- Aim of the task: How many lines in the data that follows contain the word "phase"? Only that number is needed.

- Data to process:
template <int BN>
__global__ void __launch_bounds__(kTileThreads, 1)
    gemm_tile_kernel(const __grid_constant__ CUtensorMap map_a, const __grid_constant__ CUtensorMap map_b,
                     const __grid_constant__ CUtensorMap map_out, const __grid_constant__ CUtensorMap map_res,
                     const __grid_constant__ GemmParams p) {
  using Cfg = TileCfg<BN>;
  constexpr int S = Cfg::kStages;
  constexpr int NSLAB = Cfg::kSlabs;
  constexpr int JP = BN / 8 / Cfg::kPasses;
  extern __shared__ uint8_t smem_raw[];
  uint8_t* smem = reinterpret_cast<uint8_t*>((reinterpret_cast<uintptr_t>(smem_raw) + 1023) & ~uintptr_t(1023));
  uint8_t* staging = smem + S * Cfg::kStageBytes;
  uint64_t* bars = reinterpret_cast<uint64_t*>(staging + Cfg::kStagingBytes);
  uint64_t* full = bars;
  uint64_t* empty = bars + S;
  uint64_t* res_full = bars + 2 * S;

  const int m_tiles = p.tiles_w * p.tiles_h * p.tiles_n;
  const int total = m_tiles * p.n_tiles_n;

  if (threadIdx.x == 0) {
    tma_prefetch_desc(&map_a);
    tma_prefetch_desc(&map_b);
    tma_prefetch_desc(&map_out);
    if (p.has_res) tma_prefetch_desc(&map_res);
    for (int s = 0; s < S; ++s) {
      mbar_init(&full[s], 1);
      mbar_init(&empty[s], 256);
    }
    mbar_init(res_full, 1);
    mbar_fence_init();
  }
  __syncthreads();
  pdl_trigger();
  pdl_wait();

  auto decode = [&](int t, int& n_tile, int& tw, int& th, int& tn) {
    n_tile = t % p.n_tiles_n;
    const int m_tile = t / p.n_tiles_n;
    tw = m_tile % p.tiles_w;
    th = (m_tile / p.tiles_w) % p.tiles_h;
    tn = m_tile / (p.tiles_w * p.tiles_h);
  };

  if (threadIdx.x < 128) {
    if constexpr (BN > 128) regs_release<kWideProducerRegs>();
    if (threadIdx.x == 0) {
      int stage = 0, phase = 0;
      for (int t = blockIdx.x; t < total; t += gridDim.x) {
        int n_tile, tw, th, tn;
        decode(t, n_tile, tw, th, tn);
        int base[5] = {0, 0, 0, 0, 0};
        base[p.dim_w] += tw * p.bw;
        if (p.dim_h >= 0) base[p.dim_h] += th * p.bh;
        if (p.dim_n >= 0) base[p.dim_n] += tn * p.bn;
        int tap = 0, chunk = 0;
        for (int kb = 0; kb < p.num_kb; ++kb) {
          mbar_wait(&empty[stage], phase ^ 1);
          uint8_t* sa = smem + stage * Cfg::kStageBytes;
          mbar_expect_tx(&full[stage], Cfg::kStageBytes);
          tma_load_5d(&map_a, &full[stage], sa, base[0] + p.tap_off[tap][0] + chunk * kBlockK, base[1] + p.tap_off[tap][1],
                      base[2] + p.tap_off[tap][2], base[3] + p.tap_off[tap][3], base[4] + p.tap_off[tap][4]);
          tma_load_2d(&map_b, &full[stage], sa + kABytes, kb * kBlockK, n_tile * BN);
          if (++chunk == p.chunks_per_tap) {
            chunk = 0;
            ++tap;
          }
          if (++stage == S) {
            stage = 0;
            phase ^= 1;
          }
        }
      }
    }
    return;
  }

  if constexpr (BN > 128) regs_acquire<kWideConsumerRegs>();
  const int ct = threadIdx.x - 128;
  const int cw = ct >> 7;
  const int lane = threadIdx.x & 31;
  const int r0 = 64 * cw + 16 * ((ct >> 5) & 3) + (lane >> 2);
  const int cq = 2 * (lane & 3);
  const bool leader = (ct == 0);
  float acc[BN / 2];
#pragma unroll
  for (int i = 0; i < BN / 2; ++i) acc[i] = 0.f;
  int stage = 0, phase = 0, it = 0;
  for (int t = blockIdx.x; t < total; t += gridDim.x, ++it) {
    int n_tile, tw, th, tn;
    decode(t, n_tile, tw, th, tn);
    const int n0 = tn * p.bn;
    int n_o0 = n0, coff = 0;
    if (p.out_split > 0) {
      n_o0 = n0 % p.out_split;
      coff = (n0 / p.out_split) * p.Cout;
    }
    int oc[5] = {0, 0, 0, 0, 0}, rc[5] = {0, 0, 0, 0, 0};
    oc[1] = rc[1] = tw * p.bw;
    if (p.odim_h >= 0) oc[p.odim_h] = rc[p.odim_h] = th * p.bh;
    if (p.odim_n >= 0) {
      oc[p.odim_n] = n_o0;
      rc[p.odim_n] = n0;
    }
    if (leader) asm volatile("cp.async.bulk.wait_group.read 0;" ::: "memory");
    asm volatile("bar.sync 1, 256;" ::: "memory");
    if (leader && p.has_res) {
      mbar_expect_tx(res_full, NSLAB * kSlabBytes);
      for (int s = 0; s < NSLAB; ++s)
        tma_load_5d(&map_res, res_full, staging + s * kSlabBytes, n_tile * BN + s * 64, rc[1], rc[2], rc[3], rc[4]);
    }

    int prev = -1;
    for (int kb = 0; kb < p.num_kb; ++kb) {
      mbar_wait(&full[stage], phase);
      const uint32_t sa = smem_u32(smem + stage * Cfg::kStageBytes);
      const uint64_t da = gmma_desc_sw128(sa + (uint32_t)cw * 8192u);
      const uint64_t db = gmma_desc_sw128(sa + kABytes);
      wgmma_fence();
#pragma unroll
      for (int k = 0; k < kBlockK / 16; ++k)
        Wgmma<BN>::ss(acc, da + (uint64_t)(2 * k), db + (uint64_t)(2 * k), (kb > 0 || k > 0) ? 1u : 0u);
      wgmma_commit();
      if (prev >= 0) {
        wgmma_wait<1>();
        mbar_arrive(&empty[prev]);
      }
      prev = stage;
      if (++stage == S) {
        stage = 0;
        phase ^= 1;
      }
    }
    wgmma_wait<0>();
    fence_regs(acc);
    if (prev >= 0) mbar_arrive(&empty[prev]);

    const float* bias = p.bias + n_tile * BN;
    const float* pap[2] = {nullptr, nullptr};
    if (p.post_add) {
#pragma unroll
      for (int h = 0; h < 2; ++h) {
        const int row = r0 + 8 * h;
        const int jj = row & (p.bw - 1), ii = (row >> p.lg_bw) & (p.bh - 1);
        const int i = th * p.bh + ii, j = min(tw * p.bw + jj, p.Wo - 1);
        pap[h] = p.post_add + (size_t)(i * p.Wo + j) * p.Cout + n_tile * BN;
      }
    }
#pragma unroll
    for (int ps = 0; ps < Cfg::kPasses; ++ps) {
      const int c0 = n_tile * BN + ps * NSLAB * 64;
      if (ps > 0) {
        if (leader) asm volatile("cp.async.bulk.wait_group.read 0;" ::: "memory");
        asm volatile("bar.sync 1, 256;" ::: "memory");
        if (leader && p.has_res) {
          mbar_expect_tx(res_full, NSLAB * kSlabBytes);
          for (int s = 0; s < NSLAB; ++s)
            tma_load_5d(&map_res, res_full, staging + s * kSlabBytes, c0 + s * 64, rc[1], rc[2], rc[3], rc[4]);
        }
      }
      if (p.has_res) mbar_wait(res_full, (uint32_t)((it * Cfg::kPasses + ps) & 1));
#pragma unroll
      for (int jl = 0; jl < JP; ++jl) {
        const int j = ps * JP + jl;
        const int col = 8 * j + cq;
        const float2 b = __ldg(reinterpret_cast<const float2*>(bias + col));
        uint8_t* slab = staging + (jl >> 3) * kSlabBytes;
#pragma unroll
        for (int h = 0; h < 2; ++h) {
          const int row = r0 + 8 * h;
          uint32_t* cell = reinterpret_cast<uint32_t*>(slab + row * 128 + ((((uint32_t)j & 7u) ^ (uint32_t)(row & 7)) << 4) + cq * 2);
          float a0 = acc[4 * j + 2 * h] + b.x, a1 = acc[4 * j + 2 * h + 1] + b.y;
          if (p.has_res) {
            const float2 r = __half22float2(*reinterpret_cast<const __half2*>(cell));
            a0 += r.x;
            a1 += r.y;
          }
          if (p.relu) {
            a0 = fmaxf(a0, 0.f);
            a1 = fmaxf(a1, 0.f);
          }
          if (pap[h]) {
            const float2 pe = __ldg(reinterpret_cast<const float2*>(pap[h] + col));
            a0 += pe.x;
            a1 += pe.y;
          }
          *cell = pack_half2(a0, a1);
        }
      }
      asm volatile("fence.proxy.async.shared::cta;" ::: "memory");
      asm volatile("bar.sync 1, 256;" ::: "memory");
      if (leader) {
        for (int s = 0; s < NSLAB; ++s)
          tma_store_5d(&map_out, staging + s * kSlabBytes, coff + c0 + s * 64, oc[1], oc[2], oc[3], oc[4]);
        asm volatile("cp.async.bulk.commit_group;" ::: "memory");
      }
    }
  }
  if (leader) asm volatile("cp.async.bulk.wait_group 0;" ::: "memory");
}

- Solution to this task: 6